這晚她聽了不少樓上的齟齬,免不了要關心一下,又忍不住加幾句金玉良言:「唉,沒辦法,當年伊拉哭了鬧了要上山下鄉,現在又哭了鬧了要回來,家家戶戶地方噶小,寧(人)噶許多,噻困難格呀,爺娘兄弟也沒辦法對伐?作孽哦。」
顧東文眉頭一跳,似笑非笑地瞥了馮阿姨一眼,把挑子放到煤氣爐上,點上火。
馮阿姨又感慨了幾句,手裡一塊揩布把三家人家的灶頭都揩到了:「東東,今朝夜裡儂屋裡六個人客過夜(今晚你家六個客人過夜),記得六隻人頭寫在水費簿子上。還有,剛剛啥寧(誰)下樓開了樓道燈勿關,亮到現在,要不是吾下來,一角洋鈿電費浪費忒了。」
顧東文便睨了她一眼:「吾開格,要麼儂去算清爽電費,幾分洋鈿吾來付。」
馮阿姨嚅囁了兩句,怏怏地放下揩布走了。
挑子的壺嘴裡噗嗤噗嗤往外冒熱氣,外頭傳來斯江的笑聲和斯南的尖叫聲。
「阿姐!再給我一根仙女棒白相相,求你了——」
「不行,表哥說了要留到大年夜。誰讓你剛才一口氣把三根全點完了,你還闖了大禍!」
「大表哥——大表哥——再給我玩一根,我畫一顆心給你,很漂亮的心,我的心!你看看我的心呀——」
「你的良心早被狗吃了。

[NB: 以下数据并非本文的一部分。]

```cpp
inline __global__ __launch_bounds__(512, 1) void syrk256_f16x2_kernel(SyrkF16Args a) {
  constexpr int BT = 256, KS = 32, LS = 32;
  auto lidx = [](int row, int chunk) { return row * LS + ((chunk ^ ((4 - ((row >> 2) & 3)) & 3)) << 3); };
  extern __shared__ __attribute__((aligned(16))) _Float16 syrk256_lds[];
  _Float16* Ah = syrk256_lds;
  _Float16* Al = Ah + 2 * BT * LS;
  _Float16* Bh = Al + 2 * BT * LS;
  _Float16* Bl = Bh + 2 * BT * LS;
  const int tid = threadIdx.x;
  const int lane = tid & 63;
  const int wave = __builtin_amdgcn_readfirstlane(tid >> 6);
  const int wm = wave >> 1, wn = wave & 1;
  const int nbatch = a.ngroups * a.p;
  int b, tile;
  {
    const int bid = blockIdx.x;
    const int full = nbatch >> 3, per_group = a.ntiles << 3, grp = bid / per_group;
    if (grp < full) { const int r = bid - grp * per_group; tile = r >> 3; b = (grp << 3) + (r & 7); }
    else { const int m = nbatch - (full << 3); const int r = bid - full * per_group; tile = r / m; b = (full << 3) + (r - tile * m); }
  }
  int tj = 0, rem = tile;
  while (rem >= a.tiles - tj) { rem -= a.tiles - tj; ++tj; }
  const int ti = tj + rem;
  const int k = b / a.ngroups, g = b - k * a.ngroups;
  const int i0 = ti * BT, j0 = tj * BT;
  const bool diag = (ti == tj);
  const int s_begin = g * a.sps, s_end = min(a.nslots, s_begin + a.sps);
  const bool wave_live = (i0 + wm * 64 < a.T) && (j0 + wn * 128 < a.T) && !(i0 + wm * 64 + 63 < j0 + wn * 128);

  float4v_t acc[4][8];
#pragma unroll
  for (int mi = 0; mi < 4; ++mi)
#pragma unroll
    for (int ni = 0; ni < 8; ++ni) acc[mi][ni] = float4v_t{0.f, 0.f, 0.f, 0.f};

  const bool is_b = tid >= 256;
  const int rq = tid & 63, co = (tid >> 6) & 3;
  const int row0 = (is_b ? j0 : i0) + 4 * rq;
  const bool stage = !(is_b && diag);
  const int steps_per_slot = (a.ract + KS - 1) / KS;
  const int nsteps = (s_end - s_begin) * steps_per_slot;
  int cur_s = s_begin, cur_c = 0;
  const unsigned voff = (unsigned)(stage ? (co * 8) * a.ldd + row0 : 0) * 4u;
  float4v_t v[8];
  auto load_fast = [&]() {
    typedef unsigned u32x4 __attribute__((ext_vector_type(4)));
    const __amdgpu_buffer_rsrc_t rs = wave_uniform_rsrc(a.D + (size_t)cur_s * a.sD, (size_t)a.ract * a.ldd * sizeof(float));
    const unsigned soff = (unsigned)(k * a.ts + cur_c * KS * a.ldd) * 4u;
#pragma unroll
    for (int j = 0; j < 8; ++j) {
      const u32x4 w = __builtin_amdgcn_raw_buffer_load_b128(rs, (int)voff, (int)(soff + (unsigned)(j * a.ldd) * 4u), 0);
      v[j] = float4v_t{__uint_as_float(w.x), __uint_as_float(w.y), __uint_as_float(w.z), __uint_as_float(w.w)};
    }
    if (cur_c + 1 < steps_per_slot) ++cur_c;
    else if (cur_s + 1 < s_end) { ++cur_s; cur_c = 0; }
  };
  auto store = [&](int buf) {
    if (!stage) return;
    _Float16* Hh = (is_b ? Bh : Ah) + buf * BT * LS;
    _Float16* Hl = (is_b ? Bl : Al) + buf * BT * LS;
#pragma unroll
    for (int r = 0; r < 4; ++r) {
      half8_t h, l;
#pragma unroll
      for (int j = 0; j < 8; ++j) {
        const float x = v[j][r] * SPLIT_SCALE;
        const _Float16 hx = (_Float16)x;
        h[j] = hx;
        l[j] = (_Float16)(x - (float)hx);
      }
      *reinterpret_cast<half8_t*>(&Hh[lidx(4 * rq + r, co)]) = h;
      *reinterpret_cast<half8_t*>(&Hl[lidx(4 * rq + r, co)]) = l;
    }
  };
  const int l15 = lane & 15, l4 = lane >> 4;
  auto multiply = [&](int buf) {
    if (!wave_live) return;
    const _Float16* As_h = Ah + buf * BT * LS;
    const _Float16* As_l = Al + buf * BT * LS;
    const _Float16* Bs_h = (diag ? Ah : Bh) + buf * BT * LS;
    const _Float16* Bs_l = (diag ? Al : Bl) + buf * BT * LS;
    half8_t ah[4], al[4];
#pragma unroll
    for (int mi = 0; mi < 4; ++mi) {
      const int r = lidx(wm * 64 + mi * 16 + l15, l4);
      ah[mi] = *reinterpret_cast<const half8_t*>(&As_h[r]);
      al[mi] = *reinterpret_cast<const half8_t*>(&As_l[r]);
    }
#pragma unroll
    for (int half = 0; half < 2; ++half) {
      half8_t bh[4], bl[4];
#pragma unroll
      for (int ni = 0; ni < 4; ++ni) {
        const int r = lidx(wn * 128 + half * 64 + ni * 16 + l15, l4);
        bh[ni] = *reinterpret_cast<const half8_t*>(&Bs_h[r]);
        bl[ni] = *reinterpret_cast<const half8_t*>(&Bs_l[r]);
      }
#pragma unroll
      for (int mi = 0; mi < 4; ++mi)
#pragma unroll
        for (int ni = 0; ni < 4; ++ni) {
          float4v_t c = acc[mi][half * 4 + ni];
          c = __builtin_amdgcn_mfma_f32_16x16x32_f16(bh[ni], ah[mi], c, 0, 0, 0);
          c = __builtin_amdgcn_mfma_f32_16x16x32_f16(bh[ni], al[mi], c, 0, 0, 0);
          c = __builtin_amdgcn_mfma_f32_16x16x32_f16(bl[ni], ah[mi], c, 0, 0, 0);
          acc[mi][half * 4 + ni] = c;
        }
    }
  };
  if (nsteps > 0) {
    load_fast();
    store(0);
    __syncthreads();
    for (int step = 0; step < nsteps; ++step) {
      if (step + 1 < nsteps) load_fast();
      multiply(step & 1);
      if (step + 1 < nsteps) store((step + 1) & 1);
      __syncthreads();
    }
  }
  if (!wave_live) return;
  double* C = a.part + (size_t)(k * a.ngroups + g) * a.T * a.T;
  const double inv = 1.0 / ((double)SPLIT_SCALE * (double)SPLIT_SCALE);
#pragma unroll
  for (int mi = 0; mi < 4; ++mi) {
    const int i = i0 + wm * 64 + mi * 16 + l15;
    if (i >= a.T) continue;
#pragma unroll
    for (int ni = 0; ni < 8; ++ni)
#pragma unroll
      for (int r = 0; r < 4; ++r) {
        const int j = j0 + wn * 128 + ni * 16 + 4 * l4 + r;
        if (j >= a.T) continue;
        C[(size_t)j * a.T + i] = (double)acc[mi][ni][r] * inv;
      }
  }
}

struct CrossArgs {
  const double* A; long long sM; int lda;
  const void* D; long long sD; int ldd;
  double* C; long long sC;
  int rk, T, kw, nslots, sps;
  int row0, ldc;
};

template <int NTR, typename TB, bool LOWER>
__global__ __launch_bounds__(256) void cross_term_kernel(CrossArgs a) {
  constexpr int GK = 16;
  constexpr int RS = NTR * 16 + ((NTR & 1) ? 0 : 16);
  constexpr int NA = (GK * NTR * 16 + 255) / 256;
  __shared__ double As[2][GK][RS];
  __shared__ double Bs[2][GK][64 + 16];
  const int tid = threadIdx.x;
  const int lane = tid & 63, wave = __builtin_amdgcn_readfirstlane(tid >> 6);
  const int l15 = lane & 15, l4 = lane >> 4;
  const int t0 = blockIdx.x * 64;
  const int g = blockIdx.y;
  const int s_begin = g * a.sps, s_end = min(a.nslots, s_begin + a.sps);
  const int cps = a.kw / GK;
  const int nchunks = (s_end - s_begin) * cps;
  const int rk = a.rk;
  const TB* Dall = reinterpret_cast<const TB*>(a.D);
  const int ct = blockIdx.x * 4 + wave;
  const bool wave_live = t0 + wave * 16 < a.T;

  double raA[NA], raB[NA];
  TB rbA[4], rbB[4];
  int cur_s = s_begin, cur_c = 0;
  size_t aoff[NA], doff[4];
#pragma unroll
// ... 178 lines not shown
```

Measured before the change: 12.40.

## Add balanced diagonal-tile path to 256-wide split-f16 SYRK kernel

Diagonal 256x256 tiles of the SYRK kernel now take a dedicated path. It splits the lower triangle into 36 32x32 units, spread by a compile-time table over 8 waves with at most 5 units each and equal load per SIMD. In the old path a diagonal tile left whole waves idle on its upper half while the rest did 64x128 blocks. The new path only stages the A operand, so it also halves staging work and LDS traffic on diagonal tiles. It adds register pressure from 5 accumulator sets, plus debug flags that can skip conversion, products or barriers.

```diff
diff --git a/poisson-gpfa_amd/csrc/core.hip b/poisson-gpfa_amd/csrc/core.hip
--- a/poisson-gpfa_amd/csrc/core.hip
+++ b/poisson-gpfa_amd/csrc/core.hip
@@ -868,6 +868,7 @@
   c->info["last_eps_wt_norm"] = 0.0;
   c->info["last_eps_wt_rms"] = 0.0;
   c->info["last_split_cov"] = 0.0;
+  c->info["last_syrk_tile"] = 0.0;
   c->info["last_yt_mix_fused"] = 0.0;
   c->info["last_cov_f32"] = 0.0;
   c->info["last_cov_f32_fallbacks"] = 0.0;
@@ -942,6 +943,7 @@
   else if (k == "yt_mix_dma") c->yt_mix_dma = (v != 0.0);
   else if (k == "syrk_dbg") c->syrk_dbg = (int)v;
   else if (k == "syrk_tile") c->syrk_tile = (int)v;
+  else if (k == "syrk_diag") c->syrk_diag = (int)v;
   else if (k == "mix_wide") c->mix_wide = (int)v;
   else if (k == "thin_products") {
     const bool was = c->thin_products >= 2;
diff --git a/poisson-gpfa_amd/csrc/cov.hip b/poisson-gpfa_amd/csrc/cov.hip
--- a/poisson-gpfa_amd/csrc/cov.hip
+++ b/poisson-gpfa_amd/csrc/cov.hip
@@ -212,11 +212,12 @@
     SyrkF16Args a{};
     a.D = D; a.sD = sD; a.ldd = ldd; a.ts = Ts; a.part = c->ppart;
     a.T = T; a.p = p; a.ract = ract; a.nslots = nb; a.sps = sps; a.ngroups = ngroups;
-    a.dbg = c->syrk_dbg;
+    a.dbg = c->syrk_dbg; a.diag = c->syrk_diag ? 1 : 0;
     const int t256 = (T + 255) / 256;
     const bool big = c->syrk_tile >= 256 && T > 256 && (Ts & 3) == 0 && (ldd & 3) == 0 && t256 * 256 <= Ts && (((size_t)D) & 15) == 0 && (sD & 3) == 0;
     a.tiles = big ? t256 : (T + 127) / 128; a.ntiles = a.tiles * (a.tiles + 1) / 2;
     const long long blocks = (long long)a.ntiles * ngroups * p;
+    c->info["last_syrk_tile"] = big ? 256.0 : 128.0;
     prof_begin(c, TAG_VSM, 3.0 * (double)nb * ract * T * T * p);
     if (big) {
       const size_t lds = (size_t)4 * 2 * 256 * 32 * sizeof(_Float16);
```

」景生漠然地拒絕:「誰剛才偷偷把摔炮往我領子裡丟?」
「我是嚇唬嚇唬你的呀,那個是炸過的。」斯南委屈地喊起來:「誰想到阿姐會去撈呀。」
景生的聲音響了起來:「炸過的就不燙人了?一樣燒得起來,你看看你姐,手心燙了一個大泡。」
「沒事,我不疼。」斯江的聲音帶著笑,溫溫軟軟:「南南下次不許這樣了,阿哥的絨線衫會燙個大洞的。」
外頭水龍頭被擰開了,水嘩啦啦的流。
「我去灶披間倒點醋給你擦擦,上去再敷點牙膏。」景生說。
「麻油也可以。」沈青平小心翼翼地補充了一句。
灶披間的門一開,景生沉著臉走了進來,有點不自在地繞過顧東文去碗櫥里拿醋。
外面水龍頭關了又立刻被擰開,斯南哇哇叫:「阿姐,你再沖沖,大表哥好噁心,給你塗了那麼多他的口水,嘖嘖嘖。」
景生手裡的醋瓶一歪,潑了不少出來。顧東文忍俊不禁,哈哈哈笑出聲來,差點被挑子燙到手,斯南這小把戲才像他親生的。景生狠狠地白了他一眼,端著碗出去了。